To reduce “scattering errors” in a CT scanner, X-ray detectors in the scanner's detector array are generally shielded from scattered X-rays. “Anti-scattering” shielding, hereinafter “AS shielding”, for a detector array of a multislice CT scanner usually comprises a thin planar baffle foil, hereinafter an “AS foil”, formed from a suitable X-ray absorbing material positioned between each column of detectors in the array. The plane of each AS foil is parallel to the z-axis and oriented so that it intersects the focal spot of the X-ray source, or a centroid of the focal spot if a deflecting focal spot is used. Hereinafter, a focal spot of an X-ray source is understood to mean a focal spot or, for a CT scanner having a deflecting focal spot, the centroid of the focal spot. For single slice CT scanners the AS foils are relatively effective in moderating effects of scattered X-rays on detector accuracy and image quality. However, the X-ray fan-beam in a multislice scanner is substantially thicker along the z-axis than the X-ray fan-beam in single slice scanners. As a result, detectors in a multislice CT scanner are potentially exposed to substantially more sources of scattered X-rays and thereby to a greater flux of scattered X-rays than are detectors in a single slice CT scanner.
To cope with increased flux of scattered X-rays in a multislice CT scanner, AS foils in a multislice scanner are often made higher than AS foils in a typical single slice scanner. However, a height to which AS foils can be fabricated is limited by production tolerances. As the height of AS foils is increased, the foils have to be fabricated and positioned to ever-finer tolerances. For example, as the height of AS foils in a CT scanner increases, the AS foils have to be aligned with the focal spot of the scanner's X-ray source to a greater degree of accuracy. To an extent that an AS foil is misaligned with the focal spot or its surface is compromised by inhomogeneities, it may shadow to a greater extent X-ray detectors adjacent to the AS foil. Shadowing alters the detection efficiency of a shadowed X-ray detector and may generate artifacts in images generated by the multislice CT scanner. In addition, shadowing, when it exists, is often unstable and may change from time to time.

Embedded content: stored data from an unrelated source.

template <int LOGT, int TPR, int WPB, int B, bool SMALL, int MINW = 1, int EPL = 1, int QX = 0, bool BLOOM = false, bool SEG = false> void launch_wstream(const StreamArgs &a, int nrows, int num_cu, size_t lds, hipStream_t s)
{
    static int per_cu_dev[kMaxDev] = {0};
    int &per_cu = per_cu_dev[current_device()];
    if (!per_cu) {
        HIPCHK(hipFuncSetAttribute((const void *)k_wstream<LOGT, TPR, WPB, B, SMALL, MINW, EPL, QX, BLOOM, SEG>, hipFuncAttributeMaxDynamicSharedMemorySize, (int)lds));
        int nb = 0;
        HIPCHK(hipOccupancyMaxActiveBlocksPerMultiprocessor(&nb, (const void *)k_wstream<LOGT, TPR, WPB, B, SMALL, MINW, EPL, QX, BLOOM, SEG>, WPB * 64, lds));
        per_cu = std::max(nb, 1);
    }
    if (nrows <= 0) return;
    const int rows_per_block = TPR == 64 ? WPB : 1;
    const int grid = std::max(1, std::min((nrows + rows_per_block - 1) / rows_per_block, num_cu * per_cu));
    hipLaunchKernelGGL((k_wstream<LOGT, TPR, WPB, B, SMALL, MINW, EPL, QX, BLOOM, SEG>), dim3(grid), dim3(WPB * 64), lds, s, a);
    HIPCHK(hipGetLastError());
}

inline bool stream_bloom()
{
    const char *e = getenv("SPASM_AMD_BLOOM");
    return e && atoi(e) != 0;
}
inline int stream_chunk_log()
{
    const char *e = getenv("SPASM_AMD_CHUNK");
    return e && atoi(e) == 128 ? 7 : 6;
}
enum StreamMode { STREAM_SEG = 0, STREAM_CHUNK64 = 1, STREAM_BLOOM = 2, STREAM_CHUNK128 = 3 };
inline StreamMode stream_mode(i64 buffer_entries)
{
    if (stream_chunk_log() == 7) return STREAM_CHUNK128;
    if (stream_bloom()) return STREAM_BLOOM;
    return buffer_entries < ((i64)1 << 29) ? STREAM_SEG : STREAM_CHUNK64;
}

const int kNumStreamClasses = 7;
inline int stream_logt(int c) { return 8 + c; }
inline int stream_tpr(int c) { return c <= 2 ? 64 : (c == 3 ? 128 : 256); }
inline int stream_wpb(int c) { return c == 3 ? 2 : 4; }
template <bool SMALL> void launch_stream_class(int cls, const StreamArgs &a, int nrows, int num_cu, size_t lds, hipStream_t s, StreamMode mode)
{
    if (mode == STREAM_SEG) {
        switch (cls) {
        case 0: launch_wstream<8, 64, 4, 4, SMALL, 1, 1, 0, false, true>(a, nrows, num_cu, lds, s); break;
        case 1: launch_wstream<9, 64, 4, 8, SMALL, 1, 1, 0, false, true>(a, nrows, num_cu, lds, s); break;
        case 2: launch_wstream<10, 64, 4, 8, SMALL, 1, 1, 0, false, true>(a, nrows, num_cu, lds, s); break;
        case 3: launch_wstream<11, 128, 2, 8, SMALL, 1, 1, 0, false, true>(a, nrows, num_cu, lds, s); break;
        case 4: launch_wstream<12, 256, 4, 8, SMALL, 1, 1, 0, false, true>(a, nrows, num_cu, lds, s); break;
        case 5: launch_wstream<13, 256, 4, 8, SMALL, 1, 1, 0, false, true>(a, nrows, num_cu, lds, s); break;
        case 6: launch_wstream<14, 256, 4, 8, SMALL, 1, 1, 0, false, true>(a, nrows, num_cu, lds, s); break;
        default: break;
        }
        return;
    }
    if (mode == STREAM_CHUNK128) {
        switch (cls) {
        case 0: launch_wstream<8, 64, 4, 2, SMALL, 1, 2>(a, nrows, num_cu, lds, s); break;
        case 1: launch_wstream<9, 64, 4, 4, SMALL, 1, 2>(a, nrows, num_cu, lds, s); break;
        case 2: launch_wstream<10, 64, 4, 4, SMALL, 1, 2>(a, nrows, num_cu, lds, s); break;
        case 3: launch_wstream<11, 128, 2, 4, SMALL, 1, 2>(a, nrows, num_cu, lds, s); break;
        case 4: launch_wstream<12, 256, 4, 4, SMALL, 1, 2>(a, nrows, num_cu, lds, s); break;
        case 5: launch_wstream<13, 256, 4, 4, SMALL, 1, 2>(a, nrows, num_cu, lds, s); break;
        case 6: launch_wstream<14, 256, 4, 4, SMALL, 1, 2>(a, nrows, num_cu, lds, s); break;
        default: break;
        }
        return;
    }
    if (mode == STREAM_BLOOM) {
        switch (cls) {
        case 0: launch_wstream<8, 64, 4, 4, SMALL, 1, 1, 0, true>(a, nrows, num_cu, lds, s); break;
        case 1: launch_wstream<9, 64, 4, 8, SMALL, 1, 1, 0, true>(a, nrows, num_cu, lds, s); break;
        case 2: launch_wstream<10, 64, 4, 8, SMALL, 1, 1, 0, true>(a, nrows, num_cu, lds, s); break;
        case 3: launch_wstream<11, 128, 2, 8, SMALL, 1, 1, 0, true>(a, nrows, num_cu, lds, s); break;
        case 4: launch_wstream<12, 256, 4, 8, SMALL, 1, 1, 0, true>(a, nrows, num_cu, lds, s); break;
        case 5: launch_wstream<13, 256, 4, 8, SMALL, 1, 1, 0, true>(a, nrows, num_cu, lds, s); break;
        case 6: launch_wstream<14, 256, 4, 8, SMALL, 1, 1, 0, true>(a, nrows, num_cu, lds, s); break;
        default: break;
        }
        return;
    }
    switch (cls) {
    case 0: launch_wstream<8, 64, 4, 4, SMALL>(a, nrows, num_cu, lds, s); break;
    case 1: launch_wstream<9, 64, 4, 8, SMALL>(a, nrows, num_cu, lds, s); break;
    case 2: launch_wstream<10, 64, 4, 8, SMALL>(a, nrows, num_cu, lds, s); break;
    case 3: launch_wstream<11, 128, 2, 8, SMALL>(a, nrows, num_cu, lds, s); break;
    case 4: launch_wstream<12, 256, 4, 8, SMALL>(a, nrows, num_cu, lds, s); break;
    case 5: launch_wstream<13, 256, 4, 8, SMALL>(a, nrows, num_cu, lds, s); break;
    case 6: launch_wstream<14, 256, 4, 8, SMALL>(a, nrows, num_cu, lds, s); break;
    default: break;
    }
}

As a result, it can be difficult to compensate images provided by the CT scanner for artifacts introduced by shadowing.
It is noted that because of the geometry of fourth generation CT scanners, it is generally not possible to provide anti-scattering shielding for detectors comprised in a fourth generation CT scanner that does not result in undesirable shadowing of the detectors. As a result anti-scattering shielding is usually not provided for fourth generation scanners.
For multislice scanners, as the number of slices simultaneously imaged increases, the problem of scattering error is exacerbated As it does not seem possible to deal with the problem simply by increasing the height of AS foils used to shield the detectors, new solutions to scattering error are required.